TASK DESCRIPTION:
Go through the data below and gather each line containing "prefix".

Data items:
= Beginning of Section =

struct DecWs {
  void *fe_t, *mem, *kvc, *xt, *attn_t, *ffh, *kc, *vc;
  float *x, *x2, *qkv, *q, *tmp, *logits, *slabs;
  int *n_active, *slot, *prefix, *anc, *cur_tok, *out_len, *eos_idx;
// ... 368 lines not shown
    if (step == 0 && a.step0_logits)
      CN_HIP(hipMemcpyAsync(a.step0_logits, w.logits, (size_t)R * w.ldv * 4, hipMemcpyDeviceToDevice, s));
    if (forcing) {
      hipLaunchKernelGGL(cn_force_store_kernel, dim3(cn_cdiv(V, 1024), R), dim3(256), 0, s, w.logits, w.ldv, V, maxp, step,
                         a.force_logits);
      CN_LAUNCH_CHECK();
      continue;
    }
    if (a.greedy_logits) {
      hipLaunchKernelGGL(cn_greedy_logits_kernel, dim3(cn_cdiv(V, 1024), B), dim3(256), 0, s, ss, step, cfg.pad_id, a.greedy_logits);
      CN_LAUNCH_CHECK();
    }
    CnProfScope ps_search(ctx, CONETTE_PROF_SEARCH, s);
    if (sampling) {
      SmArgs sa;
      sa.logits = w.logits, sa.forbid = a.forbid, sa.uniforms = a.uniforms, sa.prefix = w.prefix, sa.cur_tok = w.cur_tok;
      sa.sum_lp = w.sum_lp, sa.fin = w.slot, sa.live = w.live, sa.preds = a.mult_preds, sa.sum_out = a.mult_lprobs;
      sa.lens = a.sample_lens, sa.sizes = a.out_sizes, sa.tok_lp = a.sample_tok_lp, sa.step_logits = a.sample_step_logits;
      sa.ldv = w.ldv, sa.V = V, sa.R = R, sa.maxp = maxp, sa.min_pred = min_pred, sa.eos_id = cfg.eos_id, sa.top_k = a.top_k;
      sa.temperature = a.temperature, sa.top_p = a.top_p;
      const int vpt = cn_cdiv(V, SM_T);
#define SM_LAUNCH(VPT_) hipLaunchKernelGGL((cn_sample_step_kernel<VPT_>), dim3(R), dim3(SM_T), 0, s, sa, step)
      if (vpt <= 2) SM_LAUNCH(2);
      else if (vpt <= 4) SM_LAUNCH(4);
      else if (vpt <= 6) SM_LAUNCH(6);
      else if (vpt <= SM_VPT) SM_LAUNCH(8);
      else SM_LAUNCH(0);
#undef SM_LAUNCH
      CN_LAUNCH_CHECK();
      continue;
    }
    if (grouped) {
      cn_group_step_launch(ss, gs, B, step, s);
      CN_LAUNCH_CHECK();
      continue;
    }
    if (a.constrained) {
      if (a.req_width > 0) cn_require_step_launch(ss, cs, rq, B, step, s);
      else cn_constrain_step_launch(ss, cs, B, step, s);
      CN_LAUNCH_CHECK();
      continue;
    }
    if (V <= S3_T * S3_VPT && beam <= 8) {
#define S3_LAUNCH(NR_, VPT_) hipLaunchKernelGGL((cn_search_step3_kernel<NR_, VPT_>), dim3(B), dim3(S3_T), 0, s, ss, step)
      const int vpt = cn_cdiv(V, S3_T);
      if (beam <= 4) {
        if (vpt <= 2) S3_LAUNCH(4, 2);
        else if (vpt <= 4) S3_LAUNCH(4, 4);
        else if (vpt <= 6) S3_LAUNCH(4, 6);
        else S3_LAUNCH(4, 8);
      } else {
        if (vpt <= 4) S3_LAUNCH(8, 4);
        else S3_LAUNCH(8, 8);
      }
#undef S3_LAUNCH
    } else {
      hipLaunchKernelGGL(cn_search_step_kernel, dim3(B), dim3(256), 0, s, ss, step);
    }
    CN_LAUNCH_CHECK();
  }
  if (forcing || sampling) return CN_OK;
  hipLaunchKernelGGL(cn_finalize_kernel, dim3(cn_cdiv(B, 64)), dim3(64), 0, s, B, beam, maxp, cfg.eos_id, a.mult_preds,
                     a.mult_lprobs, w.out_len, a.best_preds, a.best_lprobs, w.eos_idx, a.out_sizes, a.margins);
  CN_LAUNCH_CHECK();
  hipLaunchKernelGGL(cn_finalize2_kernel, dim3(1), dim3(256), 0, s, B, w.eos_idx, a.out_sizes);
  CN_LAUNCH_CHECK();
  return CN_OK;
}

= End of Section =

COMPLETED TASK:
  int *n_active, *slot, *prefix, *anc, *cur_tok, *out_len, *eos_idx;
      sa.logits = w.logits, sa.forbid = a.forbid, sa.uniforms = a.uniforms, sa.prefix = w.prefix, sa.cur_tok = w.cur_tok;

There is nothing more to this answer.